Thx again for the help
SCWRL4 from the Dunbrack Lab uses a tree-decomposition algorithm during packing, using an energy function that is completely optimized for rotamer repacking. It is exceptionally fast as well. http://dunbrack.fccc.edu/scwrl4/ http://dunbrack.fccc.edu/scwrl4/SCWRL4Paper.pdf
Both SCRWRL4 and the default talaris2013 energy function in Rosetta use the newer 2010 Rotamer library that is talked about in that paper. Recovery is a bit better in SCWRL4, but comparable to Rosetta.

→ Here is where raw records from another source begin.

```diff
@@ -958,6 +1020,15 @@
     GSSDF_LAUNCH_OK("sdf_bwd_tc_kernel");
     return GSSDF_OK;
 }
+
+#ifdef GSSDF_SDF_TRAIN_PHASES
+extern "C" int gssdf_sdf_train_phases(unsigned long long *out) {
+    GSSDF_CUDA_OK(cudaMemcpyFromSymbol(out, g_sdf_train_phase_cycles, sizeof(g_sdf_train_phase_cycles)));
+    const unsigned long long zero[kNumSdfTrainPhases] = {};
+    GSSDF_CUDA_OK(cudaMemcpyToSymbol(g_sdf_train_phase_cycles, zero, sizeof(zero)));
+    return kNumSdfTrainPhases;
+}
+#endif
 
 extern "C" int gssdf_sdf_train(const gssdf_sdf_train_args *t, gssdf_stream_t stream) {
     GSSDF_REQUIRE(t != nullptr, GSSDF_EINVAL, "sdf_train: null args");
```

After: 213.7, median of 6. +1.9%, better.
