## Add phase-staggered static GEMM tile schedule and fuse seam ReLU mask into dgrad

Adds new phase kernels for the f16x2 split GEMM that assign each block a contiguous range of row blocks. The first tile height is staggered by block class so that co-resident blocks fall out of lockstep, and tile sizes then shrink to cover the remainder. This is enabled by default for reductions of at most 512. Separately, the MLP backward now applies the ReLU mask of the quantizer output inside the first-layer dgrad epilogue and hands the masked gradient over, so the autograd path can skip a separate threshold_backward. Together these aim to cut tail and lockstep stalls on small-K GEMMs and to remove one elementwise pass, at the cost of more kernel variants and a more complex gradient handoff.

```diff
diff --git a/include/rqhip.h b/include/rqhip.h
--- a/include/rqhip.h
+++ b/include/rqhip.h
@@ -374,6 +374,7 @@
                  rqhip_stream_t stream);
 size_t rqhip_gemm_split_recon_workspace_bytes(int64_t M, int Nc);
 int rqhip_gemm_split_ex(const rqhip_gemm_args *args, rqhip_stream_t stream);
+int64_t rqhip_gemm_phase_plan(int64_t M, int Nc, int slots, int mode, int64_t *tiles, int64_t cap);
 size_t rqhip_weight_planes_bytes(int Nc, int R);
 int rqhip_weight_planes(const float *w, int rows, int cols, int transpose, void *planes, size_t planes_bytes,
                         rqhip_stream_t stream);
diff --git a/rq-vae-recommender_amd/csrc/gemm_split.hip b/rq-vae-recommender_amd/csrc/gemm_split.hip
--- a/rq-vae-recommender_amd/csrc/gemm_split.hip
+++ b/rq-vae-recommender_amd/csrc/gemm_split.hip
@@ -217,7 +217,41 @@
     int a_parts;
     const int *b_exp;
     unsigned *c_rowmax, *c_colmax;
+    unsigned ph_units, ph_q, ph_rem;
+    int ph_mode;
 };
+
+struct GsPhaseUnit {
+    unsigned blk0, nblk, open;
+};
+__host__ __device__ inline unsigned gs_phase_tile(unsigned left, unsigned max_ta) {
+    unsigned t = max_ta;
+    while (t > left) t >>= 1;
+    return t;
+}
+__host__ __device__ inline GsPhaseUnit gs_phase_unit(unsigned u, unsigned units, unsigned q, unsigned rem, unsigned max_ta, int mode) {
+    GsPhaseUnit r;
+    const unsigned first_long = units - rem;
+    r.blk0 = u * q + (u > first_long ? u - first_long : 0u);
+    r.nblk = q + (u >= first_long ? 1u : 0u);
+    const unsigned cls = (u / 8u) % 4u;
+    unsigned heights = 1u;
+    for (unsigned t = max_ta; t > 1u; t >>= 1) ++heights;
+    r.open = gs_phase_tile(r.nblk, max_ta);
+    if (mode == 2) {
+        const unsigned c = cls % heights;
+        if (c != 0u && (1u << (c - 1u)) < r.nblk) r.open = 1u << (c - 1u);
+    } else {
+        const unsigned parts = (r.nblk >= max_ta ? max_ta : 0u) | (r.nblk & (max_ta - 1u));
+        unsigned k = cls % (unsigned)__builtin_popcount(parts);
+        for (unsigned t = max_ta; t >= 1u; t >>= 1) {
+            if (!(parts & t)) continue;
+            if (k == 0u) { r.open = t; break; }
+            --k;
+        }
+    }
+    return r;
+}
 
 #ifndef GS_PROBE
 #define GS_PROBE 0
@@ -937,6 +971,63 @@
     }
 }
 
+template <int EPI>
+__global__ __launch_bounds__(256, 2) void gemm_f16_phase_kernel(const GemmSplitParams p) {
+    constexpr int kThreads = 256;
+    extern __shared__ __attribute__((aligned(16))) char gs_smem[];
+    unsigned *sbuf = reinterpret_cast<unsigned *>(gs_smem);
+    __shared__ int s_aexp[128];
+    __shared__ unsigned s_colmax[kGsColmaxLds];
+    const int tid = threadIdx.x;
+    const bool lds_colmax = p.c_colmax != nullptr && p.Nc <= kGsColmaxLds;
+    if (lds_colmax)
+        for (int c = tid; c < p.Nc; c += kThreads) s_colmax[c] = 0u;
+    const unsigned nct = (unsigned)p.n_col_tiles;
+    const GsPhaseUnit pu = gs_phase_unit(blockIdx.x / nct, p.ph_units, p.ph_q, p.ph_rem, 4u, p.ph_mode);
+    const int n0 = (int)(blockIdx.x % nct) * 256;
+    long long m0 = (long long)pu.blk0 * 32;
+    for (unsigned left = pu.nblk, ta = pu.open; left > 0u; left -= ta, ta = left ? gs_phase_tile(left, 4u) : 0u) {
+        __syncthreads();
+        if (ta == 4u) gs_tile2<EPI, 4, 256>(p, sbuf, s_aexp, s_colmax, m0, n0);
+        else if (ta == 2u) gs_tile2<EPI, 2, 256>(p, sbuf, s_aexp, s_colmax, m0, n0);
+        else gs_tile2<EPI, 1, 256>(p, sbuf, s_aexp, s_colmax, m0, n0);
+        m0 += 32ll * ta;
+    }
+    if (lds_colmax) {
+        __syncthreads();
+        for (int c = tid; c < p.Nc; c += kThreads)
+            if (s_colmax[c]) atomicMax(p.c_colmax + c, s_colmax[c]);
+    }
+}
+
+template <int EPI>
+__global__ __launch_bounds__(256, 2) void gemm_split_phase_kernel(const GemmSplitParams p) {
+    constexpr int kThreads = 256;
+    extern __shared__ __attribute__((aligned(16))) char gs_smem[];
+    unsigned *sbuf = reinterpret_cast<unsigned *>(gs_smem);
+    __shared__ int s_aexp[128];
+    __shared__ unsigned s_colmax[kGsColmaxLds];
+    const int tid = threadIdx.x;
+    const bool lds_colmax = p.c_colmax != nullptr && p.Nc <= kGsColmaxLds;
+    if (lds_colmax)
+        for (int c = tid; c < p.Nc; c += kThreads) s_colmax[c] = 0u;
+    const unsigned nct = (unsigned)p.n_col_tiles;
+    const GsPhaseUnit pu = gs_phase_unit(blockIdx.x / nct, p.ph_units, p.ph_q, p.ph_rem, 2u, p.ph_mode);
+    const int n0 = (int)(blockIdx.x % nct) * 128;
+    long long m0 = (long long)pu.blk0 * 64;
+    for (unsigned left = pu.nblk, ta = pu.open; left > 0u; left -= ta, ta = left ? gs_phase_tile(left, 2u) : 0u) {
+        __syncthreads();
+        if (ta == 2u) gs_tile<EPI, 2, 128, 2, 4>(p, sbuf, s_aexp, s_colmax, m0, n0);
+        else gs_tile<EPI, 1, 128, 2, 4>(p, sbuf, s_aexp, s_colmax, m0, n0);
+        m0 += 64ll * ta;
+    }
+    if (lds_colmax) {
+        __syncthreads();
+        for (int c = tid; c < p.Nc; c += kThreads)
+            if (s_colmax[c]) atomicMax(p.c_colmax + c, s_colmax[c]);
+    }
+}
+
 __global__ __launch_bounds__(256) void recon_rows_finish_kernel(const float *__restrict__ rowsum, int nct, long long M,
                                                                 float *__restrict__ out) {
     const long long m = (long long)blockIdx.x * 256 + threadIdx.x;
@@ -1016,6 +1107,53 @@
     profile_end(s);
     RQ_CHECK_LAUNCH("maxima_kernel");
     return RQHIP_OK;
+}
+
+struct GsPhaseHost {
+    int block_rows, cols;
+    unsigned max_ta, units, q, rem;
+};
+static bool gs_phase_host(int64_t M, int Nc, long long slots, GsPhaseHost &h) {
+    if (M <= 0 || Nc <= 0 || Nc % 128 != 0) return false;
+    h.cols = gs_cols(Nc);
+    h.block_rows = h.cols == 256 ? 32 : 64;
+    h.max_ta = 128 / h.block_rows;
+    const long long nct = Nc / h.cols, blocks = (M + h.block_rows - 1) / h.block_rows, cap = slots / nct;
+    if (cap < 1 || blocks > 0x7fffffffll) return false;
+    const long long units = blocks < cap ? blocks : cap;
+    h.units = (unsigned)units;
+    h.q = (unsigned)(blocks / units);
+    h.rem = (unsigned)(blocks % units);
+    return true;
+}
+
+extern "C" int64_t rqhip_gemm_phase_plan(int64_t M, int Nc, int slots, int mode, int64_t *tiles, int64_t cap) {
+    GsPhaseHost h;
+    if ((mode != 1 && mode != 2) || cap < 0 || (cap > 0 && !tiles) || !gs_phase_host(M, Nc, slots, h)) {
+        set_error("gemm_phase_plan: bad arguments (M = %lld > 0, Nc = %d a multiple of 128, slots = %d >= Nc's column tiles, mode 1 or 2)",
+                  (long long)M, Nc, slots);
+        return -1;
+    }
+    const int nct = Nc / h.cols;
+    int64_t n = 0;
+    for (unsigned u = 0; u < h.units; ++u) {
+        const GsPhaseUnit pu = gs_phase_unit(u, h.units, h.q, h.rem, h.max_ta, mode);
+        for (int ct = 0; ct < nct; ++ct) {
+            int64_t m0 = (int64_t)pu.blk0 * h.block_rows;
+            for (unsigned left = pu.nblk, ta = pu.open; left > 0u; left -= ta, ta = left ? gs_phase_tile(left, h.max_ta) : 0u) {
+                if (n < cap) {
+                    int64_t *t = tiles + 4 * n;
+                    t[0] = (int64_t)u * nct + ct;
+                    t[1] = m0;
+                    t[2] = (m0 + (int64_t)ta * h.block_rows <= M ? m0 + (int64_t)ta * h.block_rows : M) - m0;
+                    t[3] = (int64_t)ct * h.cols;
+                }
+                ++n;
+                m0 += (int64_t)ta * h.block_rows;
+            }
+        }
+    }
+    return n;
 }
 
 extern "C" size_t rqhip_gemm_split_recon_workspace_bytes(int64_t M, int Nc) {
@@ -1107,7 +1245,16 @@
     const size_t lds_epi = gs_epilogue_lds(waves, big_rows, wide ? 8 : cols / 64);
     if (lds < lds_epi) lds = lds_epi;
     const long long tiles = (long long)p.n_tiles;
-    const int grid = (int)(tiles < slots ? tiles : slots);
+    int grid = (int)(tiles < slots ? tiles : slots);
+    GsPhaseHost ph;
+    const bool phase = (a->tile_rows == -13 || a->tile_rows == -14) && np == 2 && gs_phase_host(M, Nc, slots, ph);
+    p.ph_units = p.ph_q = p.ph_rem = 0u;
+    p.ph_mode = 0;
+    if (phase) {
+        p.ph_units = ph.units; p.ph_q = ph.q; p.ph_rem = ph.rem;
+        p.ph_mode = a->tile_rows == -14 ? 2 : 1;
+        grid = (int)ph.units * p.n_col_tiles;
+    }
     auto go = [&](auto kern) -> int {
         static LdsGrant grant;
         RQ_RETURN_IF_HIP(grant.ensure(reinterpret_cast<const void *>(kern), (int)lds));
@@ -1118,7 +1265,12 @@
         return 0;
     };
     int rc;
-    if (occ4) {
+    if (phase && tile2) {
+        rc = epi == 3 ? go(gemm_f16_phase_kernel<3>) : epi == 2 ? go(gemm_f16_phase_kernel<2>) : epi == 1 ? go(gemm_f16_phase_kernel<1>)
+                                                                                                          : go(gemm_f16_phase_kernel<0>);
+    } else if (phase) {
+        rc = epi == 3 ? go(gemm_split_phase_kernel<3>) : epi == 1 ? go(gemm_split_phase_kernel<1>) : go(gemm_split_phase_kernel<0>);
+    } else if (occ4) {
         rc = epi == 3 ? go(gemm_split_kernel<3, 256, 2, 8, 128>) : epi == 1 ? go(gemm_split_kernel<1, 256, 2, 8, 128>) : go(gemm_split_kernel<0, 256, 2, 8, 128>);
     } else if (wide) {
         rc = epi == 3 ? go(gemm_f16_kernel<3, 512>) : epi == 1 ? go(gemm_f16_kernel<1, 512>) : go(gemm_f16_kernel<0, 512>);
diff --git a/rq-vae-recommender_amd/modules/encoder.py b/rq-vae-recommender_amd/modules/encoder.py
--- a/rq-vae-recommender_amd/modules/encoder.py
+++ b/rq-vae-recommender_amd/modules/encoder.py
@@ -42,12 +42,12 @@
 class _MLPStack(torch.autograd.Function):
 
     @staticmethod
-    def forward(ctx, x: Tensor, target, relus, zero_bias, given, defer, *weights):
+    def forward(ctx, x: Tensor, target, relus, zero_bias, given, defer, in_relu, *weights):
         from rqhip import _lib
         from rqhip import autograd as _ag
         assert _lin.dense_f32(x), "_MLPStack takes a contiguous, 16-byte aligned fp32 ROCm matrix (MLP._run re-homes what is not)"
         n, M, R = len(weights), x.shape[0], _lin.Route
-        need_w = [bool(f) for f in ctx.needs_input_grad[6:]]
+        need_w = [bool(f) for f in ctx.needs_input_grad[7:]]
         need_in = [bool(ctx.needs_input_grad[0]) or any(need_w[:i]) for i in range(n)]
         stack_jobs = _lin.wgrad_jobs_ok(M, [tuple(w.shape) for i, w in enumerate(weights) if need_w[i]])
         plans = [_lin.plan_layer(M, w.shape[0], w.shape[1], relu=relus[i], operands_aligned=True, weight_ok=_lin.dense_f32(w),
@@ -88,7 +88,7 @@
         ctx.save_for_backward(x, *weights, target if ctx.has_target else out)
         ctx.acts_mid, ctx.scs, ctx.relus = (acts[1:] if ctx.has_target else acts[1:-1]), scs, tuple(relus)
         ctx.plans, ctx.stack_jobs, ctx.img_t, ctx.need_in, ctx.need_w = plans, stack_jobs, img_t, need_in, need_w
-        ctx.defer = bool(defer)
+        ctx.defer, ctx.in_relu = bool(defer), bool(in_relu)
         ctx.g_recon, ctx.g_scales, ctx.consumed = g_recon, g_scales, False
         return out
 
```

Great stuff, thanks for that, will have a read
Came across this video https://www.youtube.com/watch?v=fvtnEv4x6sQ Its part of a very good lecture series by Jeffrey Gray and collegues, and gives a solid grounding into rotamer packing. It does mention a dead end elimination technique to eliminate sub optimal rotamers from the search space to narrow down possibilities (for a given backbone confirmation). Is this technique used in Rosetta? If so, could someone point me in the right direction?
Thx again for all your help
Rosetta doesn't have dead end elimination, although it's a common technique for some other programs (EGAD, Dezymer, ORBIT, OSPREY). There's been some work at looking in adding a DEE module to Rosetta, but it really didn't go anywhere. The standard Rosetta packing algorithm tends to be "good enough" for most use cases (and tends to work better when you're rapidly changing backbone conformations).
Another technique besides packing that *is* used in Rosetta occasionally is called "rotamer trials". This is basically the hill-climbing version of packing. Instead of doing simulated annealing to do simultaneous optimization at all positions, you randomly pick a single position and then exhaustively score all the rotameric possibilities for that position in the (fixed) current context of all other residue positions. You substitute the lowest energy rotamer, and then move on to the next position, optimizing in the updated context. It doesn't really consider coordinated changes like regular packing can, but it's more exhaustive in it's sampling than standard packing.